Provided records START

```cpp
struct BtView {
    const uint8_t *in;
    uint32_t *heads, *tree, *ready, *pairs;
    uint32_t batch_a0, bt_shift, wmask, tmask;
    uint32_t pstride = kBtMaxPairs;
    uint32_t *ext = nullptr, *ext_cur = nullptr;
    uint32_t ext_cap = 0;
    uint32_t *fail_word = nullptr;
};
NLZM_HD BtView bt_view(const Geom &g, const Globals &G)
{
    return BtView{ G.in, G.bt_heads, G.bt_tree, G.bt_ready, G.bt_pairs, G.batch_a0, g.bt_shift, g.wmask, g.bt_tmask,
                   G.bt_pstride, G.bt_ext, G.bt_ext_cur, G.bt_ext_cap, G.abort_word };
}
template <class IO>
NLZM_HD void ResultSink<IO>::operator()(uint32_t d, uint32_t l)
{
    if (!pairs || l <= best) return;
    best = l; best_d = d;
    const bool s0 = count == 0, s1 = count == 1, s2 = count == 2, s3 = count == 3;
    d0 = s0 ? d : d0; l0 = s0 ? l : l0; d1 = s1 ? d : d1; l1 = s1 ? l : l1;
    d2 = s2 ? d : d2; l2 = s2 ? l : l2; d3 = s3 ? d : d3; l3 = s3 ? l : l3;
    if (count >= 4) {
        uint32_t *q = bt_pair_ptr<IO>(pairs, view->pstride, view->ext, view->ext_cur, view->ext_cap, ext_idx, count);
        if (q) { IO::st_agent(q, d); IO::st_agent(q + 1, l); }
    }
    count++;
}

// ... 32 lines not shown
```

### nlzm_amd/csrc/nlzm_hip.cpp

```cpp
#include <hip/hip_runtime.h>
#include <dirent.h>
#include <unistd.h>

#include <stdarg.h>
#include <stdint.h>
#include <stdio.h>
#include <stdlib.h>
#include <string.h>

#include <array>
#include <mutex>
#include <thread>
#include <chrono>
#include <algorithm>
#include <vector>

#include "../../include/nlzm_hip.h"
#include "nlzm_core.h"
#include "nlzm_v2.h"

namespace nlzm {
void launch_rk_hash(const uint8_t *in, unsigned long long n, unsigned long long pos0, unsigned long long pos1,
                    uint32_t *out, hipStream_t st);
void launch_pipeline2(const Geom &g, const Globals &G, const v2::GlobalsV2 &V, uint32_t c0, uint32_t c1, uint32_t worker_blocks, hipStream_t st);
// ... 50 lines not shown
void blocks_close(DevState &D, bool drop_pool = false);
bool idle_block_pool_dropped();

inline uint32_t clampu(uint32_t v, uint32_t lo, uint32_t hi) { return v < lo ? lo : (v > hi ? hi : v); }

struct Pool {
    uint8_t *base = nullptr;
    size_t size = 0, used = 0;
    bool measuring = false;
};

struct Options {
    int64_t batch = 32;
    int64_t worker_blocks = 240;
    int64_t worker_threads = 128;
    int64_t hot_waves = 2;
    int64_t hot_min = 0;
    int64_t tbits_max = 34;
    int64_t block_threads = 320;
    int64_t block_hot_waves = 3;
    int64_t block_batch = 8;
    int64_t tbits_per = 4;
    int64_t keep_pool = 1;
    int64_t helper = 1;
    int64_t block_helper = 0;
    int64_t multi_same = 0;
    int64_t table_shape = 0;
    int64_t test_fail_launch = -1;
    int64_t test_fail_stream = 0;
    int64_t block_ext_blocks = -1;
    int64_t report = 0;
};

struct StreamConfig {
    bool in_set = false;
    uint32_t batch = 0;
    uint32_t worker_blocks = 0, worker_threads = 0;
    uint32_t nheads = 0;
    uint32_t hot_max = 0;
    uint32_t hot_min = 0;
    uint32_t t_bits = 0, m_bits = 0;
    uint32_t t_bitmap = 0;
    uint32_t pstride = kBtMaxPairs, ext_cap = 0;
    bool helper = false;
    uint32_t table_shape = 0;
    int64_t test_fail_launch = -1;
    unsigned long long rkhash_len = 0;
    unsigned long long syms_stride = 0, bits_stride = 0, frame_stride = 0;
};

struct LaunchSet {
    uint32_t *rkhash = nullptr, *bt_ready = nullptr, *bt_flag = nullptr, *abort_word = nullptr, *bin_off = nullptr, *bin_pos = nullptr,
// ... 225 lines not shown
    memset(&C.stats, 0, sizeof C.stats);
    memset(&C.tm, 0, sizeof C.tm);
    C.stats.in_bytes = n;
    StreamConfig &K = C.cfg;
    StreamBuffers &B = C.buf;
    K = StreamConfig{};
    K.in_set = C.pool != nullptr;
    K.batch = (uint32_t)(O.batch < 1 ? 1 : O.batch);
    if (g.nchunks && K.batch > g.nchunks) K.batch = g.nchunks;
    {
        const int64_t room = (int64_t)C.cu_count - (int64_t)pipeline2_role_blocks();
        if (room < 1) return set_err(NLZM_HIP_E_ARG, "device has %d CUs: the pipeline needs at least %u", C.cu_count, pipeline2_role_blocks() + 1);
        K.worker_blocks = (uint32_t)(O.worker_blocks > room ? room : (O.worker_blocks < 1 ? 1 : O.worker_blocks));
    }
    K.worker_threads = (uint32_t)O.worker_threads;
    {
        K.nheads = 1u << (32 - g.bt_shift);
        const unsigned long long lanes = (unsigned long long)K.worker_blocks * K.worker_threads;
        if (lanes < K.nheads) K.nheads = (uint32_t)lanes;
    }
    {
        int64_t hw = O.hot_waves;
        const int64_t spare = (512 - O.worker_threads) / 64;
        if (hw > spare) hw = spare;
        K.hot_max = hw > 0 ? (uint32_t)hw * K.worker_blocks : 0u;
    }
    K.hot_min = (uint32_t)O.hot_min; K.table_shape = (uint32_t)O.table_shape; K.test_fail_launch = O.test_fail_launch; K.helper = O.helper != 0;
    K.t_bits = prefilter_tbits(g, O.tbits_per, O.tbits_max);
    K.t_bitmap = prefilter_is_bitmap(g) ? 1u : 0u;
    K.pstride = K.in_set ? 32u : kBtMaxPairs;
// ... 115 lines not shown
    G.batch_a0 = (uint32_t)a0;
    {
        const unsigned long long lo = a0 > 1024 ? a0 - 1024 : 0;
        unsigned long long hi = a1 + g.feed + 256;
        if (hi + 255 > g.n) hi = g.n >= 255 ? g.n - 255 : 0;
        HIPCHK(hipEventRecord(ev[7], C.st));
        if (hi > lo && hi - lo > K.rkhash_len) return set_err(NLZM_HIP_E_ARG, "launch of %u chunks is larger than the stream was opened for", nb);
        G.rkhash = L.rkhash - lo;
        if (g.n >= 256 && hi > lo) launch_rk_hash(C.d_in, g.n, lo, hi, L.rkhash - lo, C.st);
    }
    HIPCHK(hipEventRecord(ev[5], C.st));
    {
        const unsigned long long cnt = a1 - a0;
        G.bt_ready = L.bt_ready; G.bt_pairs = B.bt_pairs; G.bt_flag = L.bt_flag; G.unc = L.unc;
        G.bt_pstride = K.pstride; G.bt_ext = B.bt_ext; G.bt_ext_cap = K.ext_cap; G.bt_ext_cur = &B.v2_hx->ext_cur;
        G.bin_off = L.bin_off; G.bin_pos = L.bin_pos; G.nheads = K.nheads; G.wthreads = K.worker_threads;
        G.abort_word = L.abort_word; G.wcnt = B.wcnt; G.bt_undo = B.bt_undo;
        HIPCHK(hipMemsetAsync(L.bt_ready, 0, cnt * 4 * kBtRec, C.st));
        HIPCHK(hipMemsetAsync(L.bt_flag, 0, cnt * 4, C.st));
        HIPCHK(hipMemsetAsync(L.abort_word, 0, 4, C.st));
        HIPCHK(hipMemsetAsync(L.bin_off, 0, (size_t)nb * (K.nheads + 1) * 4, C.st));
        launch_prefilter(C.d_in, g.n, (uint32_t)a0, (uint32_t)a1, g.wmask, K.t_bits, K.t_bitmap, K.m_bits, B.pf_T, B.pf_M, B.pf_h, B.pf_h2,
                         B.pf_c1, L.unc, C.st);
        launch_bin(C.d_in, g, c0, nb, K.nheads, L.bin_off, B.bin_cur, L.bin_pos, L.unc, (uint32_t)a0, C.st);
        if (K.hot_max) {
            const unsigned long long lpos = (unsigned long long)K.batch * g.chunk_size;
            const double by_pace = K.in_set ? (double)lpos / 480.0 : (C.last_launch_ms > 0 ? 24.0 * C.last_launch_ms : (double)lpos / 240.0);
            const uint32_t hot_min = K.hot_min > 0 ? K.hot_min : (uint32_t)(by_pace < 512 ? 512 : (by_pace > 1e9 ? 1e9 : by_pace));
            launch_hot_select(L.bin_off, nb, K.nheads, K.hot_max, hot_min, L.hot_of_bin, L.hot_list, B.wcnt, C.st);
            G.hot_of_bin = L.hot_of_bin; G.hot_list = L.hot_list; G.hot_undo = B.hot_undo;
        }
// ... 168 lines not shown
    fprintf(stderr, "finder: RK256 entries cut short by the uint16 length parameter that became the growing top entry: %llu; that ended exactly where another entry ends: %llu (%llu of them the nearer one)\n",
            P.prof[115], P.prof[116], P.prof[117]);
    fprintf(stderr, "finder: starts of nice regions whose segment the stage knew itself, ahead of the parser's word: %llu; that it had to wait for: %llu\n", P.prof[118], P.prof[119]);
    fprintf(stderr, "finder: worker results not there at the first look: %llu of positions whose call is the finder's decision (unc), %llu of others\n", P.prof[28], P.prof[29]);
    fprintf(stderr, "finder: blocks that had to wait for a worker result: %llu (%.0f cycles each); late results of hot bins' waves %llu, late results at lane 0 (the position the block before was cut at) %llu\n",
            P.prof[112], (double)P.prof[25] / (double)(P.prof[112] ? P.prof[112] : 1), P.prof[110], P.prof[111]);
    fprintf(stderr, "parser: waited for its record loader %llu times, the table stage %.0f positions ahead on average then\n", P.prof[26], (double)P.prof[27] / (double)(P.prof[26] ? P.prof[26] : 1));
    if (P.prof[96] || P.prof[100])
        fprintf(stderr, "helper parser: %llu jobs posted, %llu taken over (%llu nodes = %.1f %% of the positions), the parser stage waited %.0f cycles per position for it; "
                        "helper: %llu jobs seen, %llu done, %llu blocks (%.2f passes each), waited %.0f cycles per position for records\n",
                P.prof[96], P.prof[97], P.prof[98], 100.0 * P.prof[98] / n, P.prof[99] / n, P.prof[100], P.prof[101], P.prof[102],
                (double)P.prof[103] / (double)(P.prof[102] ? P.prof[102] : 1), P.prof[104] / n);
    if (P.prof[88]) fprintf(stderr, "finder sections (cycles/position, profile build): predict %.0f, own loads %.0f, HT rows %.0f, candidates + jobs %.0f, record + RK256 %.0f, "
                            "BT4 results (wait included) %.0f, verify %.0f, commit %.0f\n", P.prof[88] / n, P.prof[89] / n, P.prof[90] / n, P.prof[91] / n, P.prof[92] / n,
                            P.prof[93] / n, P.prof[94] / n, P.prof[95] / n);
    if (P.prof[44]) fprintf(stderr, "table stage sections (cycles/position summed over the waves, profile build): gather %.0f, scan %.0f, waiting for the carry %.0f, carry merge (the part in block order) %.0f, records %.0f\n",
                            P.prof[44] / n, P.prof[45] / n, P.prof[47] / n, P.prof[46] / n, P.prof[55] / n);
    if (P.prof[32]) {
        const double np = (double)(P.prof[13] ? P.prof[13] : 1);
        fprintf(stderr, "parser, cycles per pass (profile build): relax waves %.0f %.0f %.0f, probe wave %.0f (of it: sets that changed %.0f, mask fills %.0f), update %.0f, "
                        "barrier waits per wave %.0f %.0f %.0f %.0f; block end %.0f cycles/position\n",
                P.prof[32] / np, P.prof[33] / np, P.prof[34] / np, P.prof[35] / np, P.prof[43] / np, P.prof[41] / np, P.prof[40] / np,
                P.prof[36] / np, P.prof[37] / np, P.prof[38] / np, P.prof[39] / np, P.prof[42] / n);
        fprintf(stderr, "parser, cycles per pass by wave 0..7 (profile build): work");
        for (int w = 0; w < 8; w++) fprintf(stderr, " %.0f", P.prof[64 + w] / np);
        fprintf(stderr, " | barrier wait");
        for (int w = 0; w < 8; w++) fprintf(stderr, " %.0f", P.prof[72 + w] / np);
        fprintf(stderr, " | update");
        for (int w = 0; w < 8; w++) fprintf(stderr, " %.0f", P.prof[80 + w] / np);
        fprintf(stderr, "\n");
// ... 273 lines not shown
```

Provided records END

- _What is being asked_
How many lines of the preceding listing hold the string "shown"? Answer with the number only.

- _Task response_
6